Snowmobiling Northern Maine takes you along the border between the U.S. & Canada

On either side of the International Border – photo © by Craig Nicholson


If you’re heading north, you’re mostly on the Canadian side of these three-foot high border markers spaced out along the way. But you’re on the American side when travelling south. Fortunately, other than a few cameras, no one was lurking in the trees to stop us.

Why Go Snowmobiling Northern Maine

Some bridges are only wide enough for one snowmobile to cross at a time

Another snowy day while snowmobiling Northern Maine. Photo by Al Fletcher


Just as well, because last winter, snowmobilers flocked to Aroostook County, Maine. Why? Because more than 12 feet of snow fell. And it stayed from November to April. Our Supertrax crew heard rumours in January that this popular New England snowmobile destination was already on track for a banner season. So, we planned a visit in March to enjoy their long riding season for ourselves. We certainly weren’t disappointed!

Around Aroostook

Interesting trail landmark while field running east of Caribou Photo © by Craig Nicholson


Aroostook County sits at the top of Maine like a crown jewel of winter. It thrusts up into Canada. There, it borders on Quebec to the north and west, and New Brunswick to the east.
As such, Aroostook is the northern-most county in the contiguous United States east of the Great Lakes. It also boasts the largest county landmass east of the Mississippi River. Fortunately, the elevation of the Appalachian Mountain range enhances this northerly positioning. Together, they make Aroostook a reliable and bountiful snow maker. And a snow magnet for riders from across New England and beyond.

Historic sights Photo by Al Fletcher


Maine’s uplands form a high, relatively flat plateau. It extends northward beyond the Appalachians. The terrain slopes gradually downward toward the north and east. The eastern part of this area supports Aroostook potato-farming. Meanwhile, the western part is heavily forested and tracked by numerous old logging roads. Many of these become part of the 14,000-mile (22,500-km) Maine Snowmobile Association trail system each winter. Aroostook County boasts 2,300 miles (3,700 km) of these highly ranked groomed trails. So there’s plenty for visiting sledders to enjoy here.

Staging From Caribou Inn

Roof clearing operations underway at Caribou Inn & Conference Center. Photo © by Craig Nicholson


Wanting to be in the centre of this action, we checked into the Caribou Inn & Convention Centre. It’s located in the Town of Caribou on the eastside of Aroostook County.
The newly renovated Caribou Inn has it all. Amenities include on site restaurant, indoor pool & hot tub, bar, and 73 well-appointed rooms with comfortable beds. Plus, plenty of truck, trailer & sled parking, direct trail access to 83A and gas nearby. Best of all, this snowmobile-friendly hotel is well positioned for staging day ride loops in every direction.

Exploring County Trails

Adequate trail signs guide the way while snowmobiling Northern Maine. Photo by Al Fletcher


The Aroostook Chamber of Commerce produces the Northern Maine Snowmobile Trails map. A quick review shows that an Interconnected Trail System anchors their network (as it does throughout the State). In The County, two-digit numbers designate these trans-state corridors. They range from 81 to 92 (and display in Red on maps) for primary trails. Meanwhile, the map indicates secondary routes with three-digits (coloured Green).

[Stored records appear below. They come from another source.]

void artp_destroy(artp_ctx* c) {
  if (!c) return;
  (void)hipSetDevice(c->device);
// ... 38 lines not shown
  if (c->d_fc) (void)hipFree(c->d_fc);
  if (c->d_fc_mfma) (void)hipFree(c->d_fc_mfma);
  if (c->d_c12) (void)hipFree(c->d_c12);
  if (c->d_c12m) (void)hipFree(c->d_c12m);
  for (int l = 0; l < 3; ++l)
    if (c->d_convw_chunk[l]) (void)hipFree(c->d_convw_chunk[l]);
  if (c->d_convw_p32) (void)hipFree(c->d_convw_p32);
  for (int l = 0; l < 2; ++l)
    if (c->d_act[l]) (void)hipFree(c->d_act[l]);
  if (c->d_feat) (void)hipFree(c->d_feat);
  if (c->d_map_f32) (void)hipFree(c->d_map_f32);
  if (c->d_diff) (void)hipFree(c->d_diff);
  if (c->svc) (void)hipHostFree(c->svc);
  if (c->svc_stream) (void)hipStreamDestroy(c->svc_stream);
  if (c->svc_after_map) (void)hipEventDestroy(c->svc_after_map);
  if (c->pool_stream) (void)hipStreamDestroy(c->pool_stream);
  if (c->pool_after_map) (void)hipEventDestroy(c->pool_after_map);
  if (c->pool_mb) (void)hipFree(c->pool_mb);
  if (c->pool_resp) (void)hipHostFree(c->pool_resp);
  if (c->pool_ctl) (void)hipFree(c->pool_ctl);
  if (c->pin_edges) (void)hipHostFree(c->pin_edges);
  if (c->pin_edges_in) (void)hipHostFree(c->pin_edges_in);
  if (c->d_few_sync) (void)hipFree(c->d_few_sync);
  if (c->pin_states) (void)hipHostFree(c->pin_states);
  if (c->pin_labels) (void)hipHostFree(const_cast<uint8_t*>(c->pin_labels));
  delete c;
}

int artp_set_stream(artp_ctx* c, void* hip_stream) {
  if (!c) return ARTP_ERR_INVALID_ARG;
  std::lock_guard<std::recursive_mutex> lock(c->mu);
  c->stream = static_cast<hipStream_t>(hip_stream);
  if (c->map_written) {
    HIP_TRY(c, hipSetDevice(c->device));
    HIP_TRY(c, hipStreamWaitEvent(c->stream, c->map_written, 0));
  }
  return ARTP_OK;
}

int artp_use_own_stream(artp_ctx* c) {
  if (!c) return ARTP_ERR_INVALID_ARG;
  std::lock_guard<std::recursive_mutex> lock(c->mu);
  c->stream = c->own_stream;
  if (c->map_written) {
    HIP_TRY(c, hipSetDevice(c->device));
    HIP_TRY(c, hipStreamWaitEvent(c->stream, c->map_written, 0));
// ... 817 lines not shown
    c->last_error = "edge batch expands to 2^32 or more states: split it";
    return ARTP_ERR_CAPACITY;
  }
  const uint32_t total = (uint32_t)plan.total;
  const bool want_last = want_last_;
  if (want_last) HIP_TRY(c, hipMemsetAsync(first_bad, 0xff, n * sizeof(uint32_t), c->stream));
  size_t eb = ((size_t)total + 255) / 256;
  if (eb > (size_t)c->n_cus * 32) eb = (size_t)c->n_cus * 32;
  if (two_pass_possible && plan.total >= 24ull * n) {
    auto run_pass = [&](int pass, const uint32_t* offs, uint32_t tot) -> int {
      if (tot == 0) return ARTP_OK;
      size_t pb = ((size_t)tot + 255) / 256;
      if (pb > (size_t)c->n_cus * 32) pb = (size_t)c->n_cus * 32;
      int r = ensure_tmp(c, 3, (size_t)tot * (sizeof(uint32_t) + 1) + 64);
      if (r) return r;
      r = ensure_recs(c, tot);
      if (r) return r;
      uint32_t* edge_of = static_cast<uint32_t*>(c->tmp[3]);
      uint8_t* ex_valid = reinterpret_cast<uint8_t*>(edge_of + tot);
      hipLaunchKernelGGL(expand_edges_recs_kernel, dim3((unsigned)pb), dim3(256), 0, c->stream, c->field[0], mode, s1, s2, n,
                         offs, (const uint32_t*)aux, (const SlerpEdge*)d_slerp, static_cast<PoseRec*>(c->tmp[7]), edge_of,
                         pass, (uint32_t)c->edge_coarse_stride);
      HIP_TRY(c, hipGetLastError());
      r = launch_validate_pipeline(c, nullptr, tot, ex_valid, true);
      if (r) return r;
      hipLaunchKernelGGL(reduce_edges_kernel, dim3((unsigned)pb), dim3(256), 0, c->stream, (const uint8_t*)ex_valid,
                         (const uint32_t*)edge_of, offs, n, valid);
      HIP_TRY(c, hipGetLastError());
      return ARTP_OK;
    };
    rc = run_pass(1, offsets1, (uint32_t)plan.total1);
    if (rc) return rc;
    HIP_TRY(c, hipMemsetAsync(d_total1, 0, sizeof(unsigned long long), c->stream));
    hipLaunchKernelGGL(coarse_pass2_counts_kernel, dim3((unsigned)blocks), dim3(256), 0, c->stream, (const uint32_t*)aux,
                       (const uint8_t*)valid, n, (uint32_t)c->edge_coarse_stride, counts1, d_total1);
    HIP_TRY(c, hipGetLastError());
    cap = c->cub_cap;
    HIP_TRY(c, hipcub::DeviceScan::ExclusiveSum(c->cub_tmp, cap, counts1, offsets1, (int)(n + 1), c->stream));
    unsigned long long total2 = 0;
    HIP_TRY(c, hipMemcpyAsync(&total2, d_total1, sizeof(total2), hipMemcpyDeviceToHost, c->stream));
    HIP_TRY(c, hipStreamSynchronize(c->stream));
    return run_pass(2, offsets1, (uint32_t)total2);
  }
  if (total != 0) {
    rc = ensure_tmp(c, 3, (size_t)total * (sizeof(uint32_t) + 1) + 64);
    if (rc) return rc;
    rc = ensure_recs(c, total);
    if (rc) return rc;
    uint32_t* edge_of = static_cast<uint32_t*>(c->tmp[3]);
    uint8_t* ex_valid = reinterpret_cast<uint8_t*>(edge_of + total);
    hipLaunchKernelGGL(expand_edges_recs_kernel, dim3((unsigned)eb), dim3(256), 0, c->stream, c->field[0], mode, s1, s2, n,
                       (const uint32_t*)offsets, (const uint32_t*)aux, (const SlerpEdge*)d_slerp,
                       static_cast<PoseRec*>(c->tmp[7]), edge_of);
    HIP_TRY(c, hipGetLastError());
    rc = launch_validate_pipeline(c, nullptr, total, ex_valid, true);
    if (rc) return rc;
    hipLaunchKernelGGL(reduce_edges_kernel, dim3((unsigned)eb), dim3(256), 0, c->stream,
                       (const uint8_t*)ex_valid, (const uint32_t*)edge_of, (const uint32_t*)offsets, n, valid);
    if (want_last)
      hipLaunchKernelGGL(reduce_edges_first_bad_kernel, dim3((unsigned)eb), dim3(256), 0, c->stream,
                         (const uint8_t*)ex_valid, (const uint32_t*)edge_of, (const uint32_t*)offsets,
                         (const uint32_t*)aux, n, first_bad);
    HIP_TRY(c, hipGetLastError());
  }
  if (want_last) {
    hipLaunchKernelGGL(last_valid_kernel, dim3((unsigned)blocks), dim3(256), 0, c->stream, s1, s2, n,
                       (const uint32_t*)aux, (const uint32_t*)first_bad, last_t, last_state);
    HIP_TRY(c, hipGetLastError());
  }
  return ARTP_OK;
}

For example, we snowmobiled south one day for 135 miles through Fort Fairfield, Presque Isle and Mapleton. Another day’s 145-mile loop took us north via Limestone, Van Buren and Madawaska (don’t miss the lookout at the north end of Long Lake). Meanwhile, on a third day we got a late start and cruised west for 115 miles through Washburn, Ashford and Portage.
I should note that we owed our relatively modest daily distances to time for exploring, sight-seeing and taking photos, not to any trail deficiencies. In fact, regular grooming occurs, and Maine has no snowmobile trail speed limits. So it’s easy to set a pace that really eats up the miles. As long as your speed remains reasonable for conditions and doesn’t endanger others!

Snowmobiling Northern Maine Navigation Tips

Snowmobiling Northern Maine offers a variety of great scenery like the Long Lake lookout.

Looking south from the lookout at north end of Long Lake. Photo © by Craig Nicholson


Besides, visitors to The County need to take their time at intersections. Pausing ensures staying on your intended trail, not blowing through hoping for the best. In my preparation for riding Maine, I’d heard that the trail signage was somewhat old fashioned. That it might not be up to snuff for inspiring confident visitor navigation. So, I was pleasantly surprised to see sufficient trail number signs. But quickly learned to check them carefully at intersections.
Trail signs for snowmobiling Northern Maine require careful study.

Stopping to check intersection signage. Photo by Al Fletcher


That’s because more often than not, volunteers had hand written more directional or destination information to existing signs with black magic marker. Not exactly up to the standard set by the top ranked trail riding destinations. But it worked and kept us from getting lost. That being said, an intersection signage upgrade would significantly enhance the Aroostook County snowmobiling experience.

Finding Services

A roller coaster Aroostook County trail. Photo © by Craig Nicholson


Meanwhile, the Aroostook County trails provide sufficient fuel stops, hearty restaurants and rustic lodges catering to snowmobilers. Many of these are marked on The County trail map. Also, they appear on its back as advertisers, making it easy for visitors to plan their rides.
Plus, there’s a “Quick Travel Reference” chart showing approximate mileages between various county destinations. But like me, I bet most visiting riders would appreciate a map face that shows actual distances for every trail.
During our stay in Aroostook, we met avid snowmobiler and county sledding ambassador, Gary Marquis. He issues the popular Aroostook County Trail Report. It’s a timely and valuable resource for visiting riders that details latest trail conditions and grooming info. Gary’s also the font of all things snowmobiling in The County. So hearing about the latest trend among snowmobilers intrigued us. It involves multi-night stays for day rides from Aroostook’s numerous backcountry lodges, sporting camps and outfitters.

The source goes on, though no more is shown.